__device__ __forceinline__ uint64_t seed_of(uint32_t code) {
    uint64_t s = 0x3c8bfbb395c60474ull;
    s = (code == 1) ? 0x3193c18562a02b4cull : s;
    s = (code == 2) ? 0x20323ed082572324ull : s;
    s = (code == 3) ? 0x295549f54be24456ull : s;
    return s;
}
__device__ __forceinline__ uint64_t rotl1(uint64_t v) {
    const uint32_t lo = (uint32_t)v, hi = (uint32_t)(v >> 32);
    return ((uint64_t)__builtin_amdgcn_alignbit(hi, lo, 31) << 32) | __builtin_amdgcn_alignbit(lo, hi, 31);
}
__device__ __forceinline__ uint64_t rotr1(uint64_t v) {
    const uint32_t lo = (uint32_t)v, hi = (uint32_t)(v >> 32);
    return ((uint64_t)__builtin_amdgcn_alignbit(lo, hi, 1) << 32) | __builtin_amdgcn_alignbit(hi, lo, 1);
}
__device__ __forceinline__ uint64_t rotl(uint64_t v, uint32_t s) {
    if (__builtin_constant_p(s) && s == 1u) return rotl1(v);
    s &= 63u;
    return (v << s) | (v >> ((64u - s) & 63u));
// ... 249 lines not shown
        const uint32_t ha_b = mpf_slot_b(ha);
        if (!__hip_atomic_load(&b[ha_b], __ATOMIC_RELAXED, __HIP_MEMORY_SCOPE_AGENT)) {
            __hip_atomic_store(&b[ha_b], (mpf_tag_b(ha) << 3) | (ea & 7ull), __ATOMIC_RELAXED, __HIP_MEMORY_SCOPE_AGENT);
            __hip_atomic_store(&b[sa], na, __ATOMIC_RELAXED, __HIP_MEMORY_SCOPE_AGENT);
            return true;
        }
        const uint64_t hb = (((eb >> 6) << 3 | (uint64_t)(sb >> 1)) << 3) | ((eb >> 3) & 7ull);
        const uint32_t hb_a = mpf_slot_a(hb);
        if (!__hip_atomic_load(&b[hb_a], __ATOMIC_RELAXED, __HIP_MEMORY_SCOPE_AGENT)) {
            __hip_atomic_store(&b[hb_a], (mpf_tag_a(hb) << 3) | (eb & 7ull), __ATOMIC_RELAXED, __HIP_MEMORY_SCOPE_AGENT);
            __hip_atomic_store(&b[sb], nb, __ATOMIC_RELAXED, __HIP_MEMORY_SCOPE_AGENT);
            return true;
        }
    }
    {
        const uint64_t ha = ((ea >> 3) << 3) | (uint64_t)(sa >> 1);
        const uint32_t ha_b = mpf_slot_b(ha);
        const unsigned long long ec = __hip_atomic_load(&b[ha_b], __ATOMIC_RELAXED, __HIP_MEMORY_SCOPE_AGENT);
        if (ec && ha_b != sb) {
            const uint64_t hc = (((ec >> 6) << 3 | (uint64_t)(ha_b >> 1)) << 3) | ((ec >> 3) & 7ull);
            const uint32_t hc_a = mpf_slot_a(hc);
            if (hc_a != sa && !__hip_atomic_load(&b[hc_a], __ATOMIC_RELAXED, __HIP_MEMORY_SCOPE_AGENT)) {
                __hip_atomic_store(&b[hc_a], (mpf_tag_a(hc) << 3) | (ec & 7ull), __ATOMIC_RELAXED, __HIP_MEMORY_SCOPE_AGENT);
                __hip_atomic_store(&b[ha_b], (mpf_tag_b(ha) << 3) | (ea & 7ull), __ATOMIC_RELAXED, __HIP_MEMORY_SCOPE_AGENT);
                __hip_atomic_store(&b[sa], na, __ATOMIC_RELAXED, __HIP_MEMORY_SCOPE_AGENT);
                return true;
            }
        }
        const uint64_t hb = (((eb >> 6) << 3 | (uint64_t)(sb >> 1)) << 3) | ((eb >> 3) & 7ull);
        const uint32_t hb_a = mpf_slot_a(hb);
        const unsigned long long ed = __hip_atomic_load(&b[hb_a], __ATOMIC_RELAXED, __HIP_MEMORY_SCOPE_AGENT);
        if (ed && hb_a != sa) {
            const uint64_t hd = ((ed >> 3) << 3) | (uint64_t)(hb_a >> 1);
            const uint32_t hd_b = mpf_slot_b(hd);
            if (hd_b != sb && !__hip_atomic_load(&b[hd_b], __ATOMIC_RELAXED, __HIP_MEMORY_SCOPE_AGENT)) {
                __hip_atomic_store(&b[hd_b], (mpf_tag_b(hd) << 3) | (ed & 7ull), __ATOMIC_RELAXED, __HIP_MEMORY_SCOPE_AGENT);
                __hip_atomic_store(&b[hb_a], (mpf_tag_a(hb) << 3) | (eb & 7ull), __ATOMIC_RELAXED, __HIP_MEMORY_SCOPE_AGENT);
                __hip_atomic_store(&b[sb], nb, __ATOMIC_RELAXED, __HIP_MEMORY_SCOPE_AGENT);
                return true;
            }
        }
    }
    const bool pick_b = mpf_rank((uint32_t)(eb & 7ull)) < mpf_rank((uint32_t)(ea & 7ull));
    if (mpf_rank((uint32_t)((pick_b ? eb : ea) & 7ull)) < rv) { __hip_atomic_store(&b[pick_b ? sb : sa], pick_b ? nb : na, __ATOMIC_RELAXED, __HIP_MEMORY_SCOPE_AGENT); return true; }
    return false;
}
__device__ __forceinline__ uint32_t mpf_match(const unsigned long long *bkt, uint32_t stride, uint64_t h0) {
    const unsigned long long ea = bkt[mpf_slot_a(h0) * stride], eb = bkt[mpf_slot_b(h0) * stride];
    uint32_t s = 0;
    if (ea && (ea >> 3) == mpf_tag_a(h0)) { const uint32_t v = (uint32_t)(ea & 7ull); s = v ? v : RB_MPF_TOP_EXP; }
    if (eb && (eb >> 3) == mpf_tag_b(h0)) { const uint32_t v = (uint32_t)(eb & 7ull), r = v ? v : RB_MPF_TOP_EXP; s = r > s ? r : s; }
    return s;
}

* * * * * * *

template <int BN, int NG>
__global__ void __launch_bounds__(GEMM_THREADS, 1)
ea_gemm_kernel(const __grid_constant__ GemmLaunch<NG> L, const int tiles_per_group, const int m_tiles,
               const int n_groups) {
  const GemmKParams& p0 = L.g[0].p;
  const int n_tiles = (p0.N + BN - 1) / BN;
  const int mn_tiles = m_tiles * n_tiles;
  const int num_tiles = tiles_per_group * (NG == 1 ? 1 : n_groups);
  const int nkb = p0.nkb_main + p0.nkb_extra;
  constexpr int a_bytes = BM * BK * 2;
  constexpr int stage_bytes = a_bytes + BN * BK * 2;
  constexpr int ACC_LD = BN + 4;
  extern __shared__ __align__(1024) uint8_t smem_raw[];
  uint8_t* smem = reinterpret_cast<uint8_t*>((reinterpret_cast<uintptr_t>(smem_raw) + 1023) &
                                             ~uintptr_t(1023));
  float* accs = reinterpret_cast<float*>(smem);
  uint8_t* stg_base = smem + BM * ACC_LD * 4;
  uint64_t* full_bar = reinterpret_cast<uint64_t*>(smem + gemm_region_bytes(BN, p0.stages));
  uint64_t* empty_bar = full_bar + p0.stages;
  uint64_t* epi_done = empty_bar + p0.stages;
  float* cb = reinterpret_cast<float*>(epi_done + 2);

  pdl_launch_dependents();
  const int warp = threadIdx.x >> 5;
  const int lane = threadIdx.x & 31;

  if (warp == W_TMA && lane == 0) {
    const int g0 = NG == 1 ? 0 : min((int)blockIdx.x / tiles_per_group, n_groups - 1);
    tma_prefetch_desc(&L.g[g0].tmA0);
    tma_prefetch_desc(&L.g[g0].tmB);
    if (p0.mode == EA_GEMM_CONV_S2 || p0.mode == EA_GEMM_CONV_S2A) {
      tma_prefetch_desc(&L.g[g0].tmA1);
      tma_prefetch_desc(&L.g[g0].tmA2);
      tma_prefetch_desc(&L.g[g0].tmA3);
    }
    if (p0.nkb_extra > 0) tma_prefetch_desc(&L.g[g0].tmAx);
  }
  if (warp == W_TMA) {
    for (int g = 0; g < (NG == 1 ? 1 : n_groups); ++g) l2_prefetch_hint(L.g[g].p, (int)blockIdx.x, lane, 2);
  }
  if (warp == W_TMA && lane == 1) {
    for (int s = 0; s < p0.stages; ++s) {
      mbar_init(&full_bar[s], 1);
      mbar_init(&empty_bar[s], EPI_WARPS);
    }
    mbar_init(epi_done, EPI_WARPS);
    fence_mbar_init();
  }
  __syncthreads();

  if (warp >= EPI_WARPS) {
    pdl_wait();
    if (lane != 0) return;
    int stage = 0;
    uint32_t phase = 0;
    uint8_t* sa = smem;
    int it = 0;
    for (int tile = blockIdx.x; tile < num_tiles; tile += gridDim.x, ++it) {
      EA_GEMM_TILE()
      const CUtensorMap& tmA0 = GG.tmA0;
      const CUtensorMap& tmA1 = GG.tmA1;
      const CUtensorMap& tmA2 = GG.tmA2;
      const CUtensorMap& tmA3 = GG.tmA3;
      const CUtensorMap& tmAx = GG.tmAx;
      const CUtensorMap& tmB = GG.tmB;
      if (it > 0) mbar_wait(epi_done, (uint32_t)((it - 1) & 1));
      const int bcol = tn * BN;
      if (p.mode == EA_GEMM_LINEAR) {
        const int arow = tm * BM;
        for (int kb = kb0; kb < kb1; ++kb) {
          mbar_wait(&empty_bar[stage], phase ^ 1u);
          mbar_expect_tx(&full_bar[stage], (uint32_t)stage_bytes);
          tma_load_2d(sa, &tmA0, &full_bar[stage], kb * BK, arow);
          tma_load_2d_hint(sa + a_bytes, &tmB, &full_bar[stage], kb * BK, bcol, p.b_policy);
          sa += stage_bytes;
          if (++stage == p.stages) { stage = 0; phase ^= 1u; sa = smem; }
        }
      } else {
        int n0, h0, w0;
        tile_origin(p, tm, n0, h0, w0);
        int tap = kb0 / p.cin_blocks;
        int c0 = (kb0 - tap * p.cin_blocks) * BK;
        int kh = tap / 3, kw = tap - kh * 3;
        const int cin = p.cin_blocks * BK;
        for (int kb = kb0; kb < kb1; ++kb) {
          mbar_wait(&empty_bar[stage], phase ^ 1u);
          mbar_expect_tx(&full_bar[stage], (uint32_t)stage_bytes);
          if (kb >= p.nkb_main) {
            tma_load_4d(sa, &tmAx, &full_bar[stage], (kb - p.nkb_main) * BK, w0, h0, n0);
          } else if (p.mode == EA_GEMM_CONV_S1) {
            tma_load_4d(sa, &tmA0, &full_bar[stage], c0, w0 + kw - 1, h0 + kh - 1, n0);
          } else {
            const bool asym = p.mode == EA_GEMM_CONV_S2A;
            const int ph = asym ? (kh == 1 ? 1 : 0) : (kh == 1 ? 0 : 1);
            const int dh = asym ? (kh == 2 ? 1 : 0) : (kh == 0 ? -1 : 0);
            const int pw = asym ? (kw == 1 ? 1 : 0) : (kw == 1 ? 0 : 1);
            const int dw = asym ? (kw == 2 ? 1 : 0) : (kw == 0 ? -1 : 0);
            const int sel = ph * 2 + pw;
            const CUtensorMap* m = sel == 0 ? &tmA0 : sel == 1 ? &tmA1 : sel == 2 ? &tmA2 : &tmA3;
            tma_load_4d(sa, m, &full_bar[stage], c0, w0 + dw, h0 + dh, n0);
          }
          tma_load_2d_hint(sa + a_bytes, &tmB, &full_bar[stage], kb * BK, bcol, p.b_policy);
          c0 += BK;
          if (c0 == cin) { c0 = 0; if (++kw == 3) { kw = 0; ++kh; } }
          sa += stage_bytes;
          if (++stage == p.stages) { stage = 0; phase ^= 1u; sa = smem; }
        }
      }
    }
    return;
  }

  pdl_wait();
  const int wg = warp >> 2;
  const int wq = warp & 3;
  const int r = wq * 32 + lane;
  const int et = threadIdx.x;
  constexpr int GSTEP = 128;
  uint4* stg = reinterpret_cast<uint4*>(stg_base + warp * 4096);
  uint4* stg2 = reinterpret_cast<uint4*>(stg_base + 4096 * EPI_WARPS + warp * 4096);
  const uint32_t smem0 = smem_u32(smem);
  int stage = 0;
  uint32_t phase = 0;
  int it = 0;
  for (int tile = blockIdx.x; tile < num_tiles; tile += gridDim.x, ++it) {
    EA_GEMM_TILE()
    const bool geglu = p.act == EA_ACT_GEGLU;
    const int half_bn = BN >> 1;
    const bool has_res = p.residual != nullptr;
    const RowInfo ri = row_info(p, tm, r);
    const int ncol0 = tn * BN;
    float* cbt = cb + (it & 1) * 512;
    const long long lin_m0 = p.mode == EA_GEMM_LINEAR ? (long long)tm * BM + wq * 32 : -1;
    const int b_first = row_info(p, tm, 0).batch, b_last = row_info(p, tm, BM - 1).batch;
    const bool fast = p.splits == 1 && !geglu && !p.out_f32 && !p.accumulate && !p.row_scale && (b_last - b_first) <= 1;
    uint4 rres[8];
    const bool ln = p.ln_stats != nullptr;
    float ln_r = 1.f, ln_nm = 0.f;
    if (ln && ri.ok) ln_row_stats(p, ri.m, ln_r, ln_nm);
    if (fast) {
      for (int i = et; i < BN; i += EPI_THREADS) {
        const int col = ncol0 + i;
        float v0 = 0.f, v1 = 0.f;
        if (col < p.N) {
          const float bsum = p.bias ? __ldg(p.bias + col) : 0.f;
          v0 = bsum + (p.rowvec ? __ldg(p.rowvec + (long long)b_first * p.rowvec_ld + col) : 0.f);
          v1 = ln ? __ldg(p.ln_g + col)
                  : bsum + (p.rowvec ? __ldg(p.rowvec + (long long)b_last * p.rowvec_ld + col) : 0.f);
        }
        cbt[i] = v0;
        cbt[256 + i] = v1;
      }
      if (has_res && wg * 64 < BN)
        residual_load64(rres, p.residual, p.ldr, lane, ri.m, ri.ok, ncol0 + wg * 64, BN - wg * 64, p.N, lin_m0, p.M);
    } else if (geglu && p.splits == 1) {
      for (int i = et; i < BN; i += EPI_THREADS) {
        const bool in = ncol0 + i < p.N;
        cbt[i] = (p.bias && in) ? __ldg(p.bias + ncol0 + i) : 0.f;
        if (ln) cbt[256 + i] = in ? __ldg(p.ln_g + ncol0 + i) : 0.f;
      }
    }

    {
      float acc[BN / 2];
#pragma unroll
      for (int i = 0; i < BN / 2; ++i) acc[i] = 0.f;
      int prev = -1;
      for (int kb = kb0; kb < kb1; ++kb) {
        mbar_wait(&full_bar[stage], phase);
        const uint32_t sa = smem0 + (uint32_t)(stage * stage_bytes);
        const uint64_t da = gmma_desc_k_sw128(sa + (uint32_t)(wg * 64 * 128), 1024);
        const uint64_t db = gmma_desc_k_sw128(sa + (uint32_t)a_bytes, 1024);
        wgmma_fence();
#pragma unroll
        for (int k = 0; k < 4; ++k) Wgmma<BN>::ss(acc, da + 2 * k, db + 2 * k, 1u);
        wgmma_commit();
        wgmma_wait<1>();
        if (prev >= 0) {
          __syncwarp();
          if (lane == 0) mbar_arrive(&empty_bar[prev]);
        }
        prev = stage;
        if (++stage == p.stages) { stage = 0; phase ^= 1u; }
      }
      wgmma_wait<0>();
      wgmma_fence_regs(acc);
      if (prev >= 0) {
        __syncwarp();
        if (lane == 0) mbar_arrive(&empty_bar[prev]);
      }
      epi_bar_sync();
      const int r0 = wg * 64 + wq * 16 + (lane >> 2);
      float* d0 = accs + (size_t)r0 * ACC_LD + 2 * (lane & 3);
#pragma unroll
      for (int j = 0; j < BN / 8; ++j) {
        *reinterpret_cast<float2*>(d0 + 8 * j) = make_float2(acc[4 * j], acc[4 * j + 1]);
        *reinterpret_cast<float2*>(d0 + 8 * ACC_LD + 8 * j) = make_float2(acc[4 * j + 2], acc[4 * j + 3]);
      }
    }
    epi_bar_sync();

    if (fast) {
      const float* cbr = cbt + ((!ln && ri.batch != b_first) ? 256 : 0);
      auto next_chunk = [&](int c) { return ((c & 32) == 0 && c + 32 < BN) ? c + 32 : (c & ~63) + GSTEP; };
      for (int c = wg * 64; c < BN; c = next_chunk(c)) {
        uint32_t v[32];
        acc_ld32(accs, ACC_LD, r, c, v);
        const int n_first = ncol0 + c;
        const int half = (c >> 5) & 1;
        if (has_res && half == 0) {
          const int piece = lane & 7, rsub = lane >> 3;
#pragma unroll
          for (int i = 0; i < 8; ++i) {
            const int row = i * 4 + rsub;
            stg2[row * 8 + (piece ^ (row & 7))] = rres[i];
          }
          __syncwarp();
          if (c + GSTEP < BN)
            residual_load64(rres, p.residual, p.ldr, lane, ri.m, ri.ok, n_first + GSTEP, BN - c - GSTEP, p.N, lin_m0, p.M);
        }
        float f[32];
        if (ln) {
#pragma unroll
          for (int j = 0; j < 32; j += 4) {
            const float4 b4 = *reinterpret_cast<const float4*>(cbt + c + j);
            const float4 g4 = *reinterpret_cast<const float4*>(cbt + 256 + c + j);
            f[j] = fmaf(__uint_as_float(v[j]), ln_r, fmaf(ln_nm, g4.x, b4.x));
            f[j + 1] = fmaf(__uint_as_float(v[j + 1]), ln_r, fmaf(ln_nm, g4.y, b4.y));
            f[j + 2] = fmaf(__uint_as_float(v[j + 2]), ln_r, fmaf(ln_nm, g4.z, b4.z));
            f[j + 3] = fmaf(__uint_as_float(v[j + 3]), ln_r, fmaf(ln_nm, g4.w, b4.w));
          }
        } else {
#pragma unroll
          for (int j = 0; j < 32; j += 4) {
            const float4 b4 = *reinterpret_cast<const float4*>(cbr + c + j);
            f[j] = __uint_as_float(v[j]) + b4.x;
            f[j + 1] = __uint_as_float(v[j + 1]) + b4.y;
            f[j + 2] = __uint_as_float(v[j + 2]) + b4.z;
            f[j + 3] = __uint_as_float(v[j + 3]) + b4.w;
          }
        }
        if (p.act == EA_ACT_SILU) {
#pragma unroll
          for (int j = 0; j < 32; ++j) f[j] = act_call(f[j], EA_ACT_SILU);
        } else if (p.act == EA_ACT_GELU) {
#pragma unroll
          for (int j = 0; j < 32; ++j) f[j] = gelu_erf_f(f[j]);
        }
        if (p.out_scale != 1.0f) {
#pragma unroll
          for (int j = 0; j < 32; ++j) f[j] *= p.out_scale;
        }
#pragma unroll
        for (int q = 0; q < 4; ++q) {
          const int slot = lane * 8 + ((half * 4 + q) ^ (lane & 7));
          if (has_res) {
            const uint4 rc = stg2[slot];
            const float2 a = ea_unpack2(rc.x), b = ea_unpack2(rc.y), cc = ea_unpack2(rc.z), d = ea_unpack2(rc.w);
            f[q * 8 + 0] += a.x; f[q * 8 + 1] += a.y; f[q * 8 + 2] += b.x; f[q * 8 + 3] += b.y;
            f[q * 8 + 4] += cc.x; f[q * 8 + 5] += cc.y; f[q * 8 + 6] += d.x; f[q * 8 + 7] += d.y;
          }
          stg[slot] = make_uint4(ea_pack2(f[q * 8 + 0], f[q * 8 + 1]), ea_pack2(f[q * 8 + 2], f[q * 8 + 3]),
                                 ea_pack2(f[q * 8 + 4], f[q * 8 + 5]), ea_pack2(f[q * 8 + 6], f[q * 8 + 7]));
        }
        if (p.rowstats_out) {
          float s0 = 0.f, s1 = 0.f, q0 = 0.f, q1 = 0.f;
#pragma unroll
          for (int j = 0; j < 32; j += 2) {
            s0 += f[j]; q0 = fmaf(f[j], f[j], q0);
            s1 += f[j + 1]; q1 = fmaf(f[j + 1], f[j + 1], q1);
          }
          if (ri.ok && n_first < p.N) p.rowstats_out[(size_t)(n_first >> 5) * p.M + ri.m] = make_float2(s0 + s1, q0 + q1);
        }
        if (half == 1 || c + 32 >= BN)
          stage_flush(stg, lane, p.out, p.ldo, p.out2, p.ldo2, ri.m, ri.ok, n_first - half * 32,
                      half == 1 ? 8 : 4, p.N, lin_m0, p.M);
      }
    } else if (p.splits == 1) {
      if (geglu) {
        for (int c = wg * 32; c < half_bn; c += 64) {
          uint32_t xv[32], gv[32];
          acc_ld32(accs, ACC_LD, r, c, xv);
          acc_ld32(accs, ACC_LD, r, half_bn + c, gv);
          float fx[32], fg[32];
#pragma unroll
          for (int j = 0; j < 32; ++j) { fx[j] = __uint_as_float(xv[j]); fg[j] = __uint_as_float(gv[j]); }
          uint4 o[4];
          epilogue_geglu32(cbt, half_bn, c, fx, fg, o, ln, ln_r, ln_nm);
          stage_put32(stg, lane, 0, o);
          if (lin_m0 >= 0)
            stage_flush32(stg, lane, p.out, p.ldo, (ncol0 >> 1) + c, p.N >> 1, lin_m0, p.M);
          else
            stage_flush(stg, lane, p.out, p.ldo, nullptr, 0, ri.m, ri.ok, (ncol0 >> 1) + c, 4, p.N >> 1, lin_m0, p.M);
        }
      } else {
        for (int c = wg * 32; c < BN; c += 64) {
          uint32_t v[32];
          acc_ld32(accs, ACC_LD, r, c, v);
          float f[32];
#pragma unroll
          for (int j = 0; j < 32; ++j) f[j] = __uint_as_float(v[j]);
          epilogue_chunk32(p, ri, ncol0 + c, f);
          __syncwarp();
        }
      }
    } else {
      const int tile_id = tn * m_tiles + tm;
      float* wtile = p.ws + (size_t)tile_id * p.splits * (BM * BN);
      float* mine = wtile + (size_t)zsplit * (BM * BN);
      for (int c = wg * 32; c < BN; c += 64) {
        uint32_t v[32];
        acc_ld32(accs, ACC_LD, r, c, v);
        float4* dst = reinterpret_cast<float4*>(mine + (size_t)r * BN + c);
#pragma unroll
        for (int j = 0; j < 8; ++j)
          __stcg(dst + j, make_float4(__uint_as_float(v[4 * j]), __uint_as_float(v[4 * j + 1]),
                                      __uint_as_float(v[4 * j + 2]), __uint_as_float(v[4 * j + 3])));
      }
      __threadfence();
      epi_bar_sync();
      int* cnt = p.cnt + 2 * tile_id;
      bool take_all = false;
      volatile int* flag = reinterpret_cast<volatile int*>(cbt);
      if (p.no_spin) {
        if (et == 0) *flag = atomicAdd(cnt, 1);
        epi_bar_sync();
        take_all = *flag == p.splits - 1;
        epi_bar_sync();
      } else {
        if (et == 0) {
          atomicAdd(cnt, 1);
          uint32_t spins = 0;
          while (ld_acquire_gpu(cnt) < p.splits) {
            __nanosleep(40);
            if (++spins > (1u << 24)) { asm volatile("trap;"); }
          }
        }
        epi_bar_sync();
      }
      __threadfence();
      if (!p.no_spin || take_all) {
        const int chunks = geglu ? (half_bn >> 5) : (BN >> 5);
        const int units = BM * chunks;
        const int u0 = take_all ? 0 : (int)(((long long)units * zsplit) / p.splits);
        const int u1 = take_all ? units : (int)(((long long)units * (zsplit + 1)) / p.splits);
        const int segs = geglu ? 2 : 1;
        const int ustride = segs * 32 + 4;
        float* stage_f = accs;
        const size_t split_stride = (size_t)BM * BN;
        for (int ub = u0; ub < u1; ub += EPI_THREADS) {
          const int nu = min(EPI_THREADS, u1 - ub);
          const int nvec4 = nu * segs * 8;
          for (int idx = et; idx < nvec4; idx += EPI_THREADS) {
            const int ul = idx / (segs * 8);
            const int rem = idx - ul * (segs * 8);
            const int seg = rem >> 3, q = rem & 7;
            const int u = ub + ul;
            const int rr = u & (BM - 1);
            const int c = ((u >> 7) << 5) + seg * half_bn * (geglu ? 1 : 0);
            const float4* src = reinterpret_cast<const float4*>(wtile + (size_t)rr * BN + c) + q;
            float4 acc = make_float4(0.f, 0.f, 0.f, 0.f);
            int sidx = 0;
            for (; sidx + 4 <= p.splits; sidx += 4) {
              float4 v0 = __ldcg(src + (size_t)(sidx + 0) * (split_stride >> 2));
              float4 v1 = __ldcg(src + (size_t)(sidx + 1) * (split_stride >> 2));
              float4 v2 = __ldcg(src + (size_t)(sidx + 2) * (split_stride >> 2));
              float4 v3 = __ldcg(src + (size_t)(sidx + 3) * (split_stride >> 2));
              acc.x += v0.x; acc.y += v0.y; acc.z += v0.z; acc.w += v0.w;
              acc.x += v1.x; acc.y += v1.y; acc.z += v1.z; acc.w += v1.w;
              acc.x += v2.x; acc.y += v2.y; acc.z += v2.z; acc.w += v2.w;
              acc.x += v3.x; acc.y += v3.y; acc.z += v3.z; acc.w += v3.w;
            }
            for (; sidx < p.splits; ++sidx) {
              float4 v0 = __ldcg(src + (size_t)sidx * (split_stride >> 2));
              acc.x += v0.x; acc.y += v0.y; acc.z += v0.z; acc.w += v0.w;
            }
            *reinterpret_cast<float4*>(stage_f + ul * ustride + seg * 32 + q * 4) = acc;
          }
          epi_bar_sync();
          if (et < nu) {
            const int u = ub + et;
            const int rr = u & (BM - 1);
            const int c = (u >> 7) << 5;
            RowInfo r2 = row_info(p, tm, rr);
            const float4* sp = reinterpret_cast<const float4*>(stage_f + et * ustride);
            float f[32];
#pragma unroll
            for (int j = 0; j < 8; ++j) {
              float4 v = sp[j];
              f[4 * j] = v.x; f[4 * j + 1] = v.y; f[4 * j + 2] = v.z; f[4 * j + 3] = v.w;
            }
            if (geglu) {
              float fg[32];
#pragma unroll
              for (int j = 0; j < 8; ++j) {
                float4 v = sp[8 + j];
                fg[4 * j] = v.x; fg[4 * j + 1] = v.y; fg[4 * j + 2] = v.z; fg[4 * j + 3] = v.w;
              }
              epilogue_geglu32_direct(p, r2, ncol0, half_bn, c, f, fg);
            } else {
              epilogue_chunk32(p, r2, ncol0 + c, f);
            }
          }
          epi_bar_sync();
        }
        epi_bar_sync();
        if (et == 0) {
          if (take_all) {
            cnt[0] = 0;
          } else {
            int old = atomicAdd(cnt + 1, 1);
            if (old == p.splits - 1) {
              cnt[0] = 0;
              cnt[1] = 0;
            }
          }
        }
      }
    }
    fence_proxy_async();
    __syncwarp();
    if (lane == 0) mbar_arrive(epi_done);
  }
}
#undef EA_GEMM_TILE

* * * * * * *

What you should do.
Out of the records, collect only those lines that contain the string "blockIdx".

Result of this task.
    const int g0 = NG == 1 ? 0 : min((int)blockIdx.x / tiles_per_group, n_groups - 1);
    for (int g = 0; g < (NG == 1 ? 1 : n_groups); ++g) l2_prefetch_hint(L.g[g].p, (int)blockIdx.x, lane, 2);
    for (int tile = blockIdx.x; tile < num_tiles; tile += gridDim.x, ++it) {
  for (int tile = blockIdx.x; tile < num_tiles; tile += gridDim.x, ++it) {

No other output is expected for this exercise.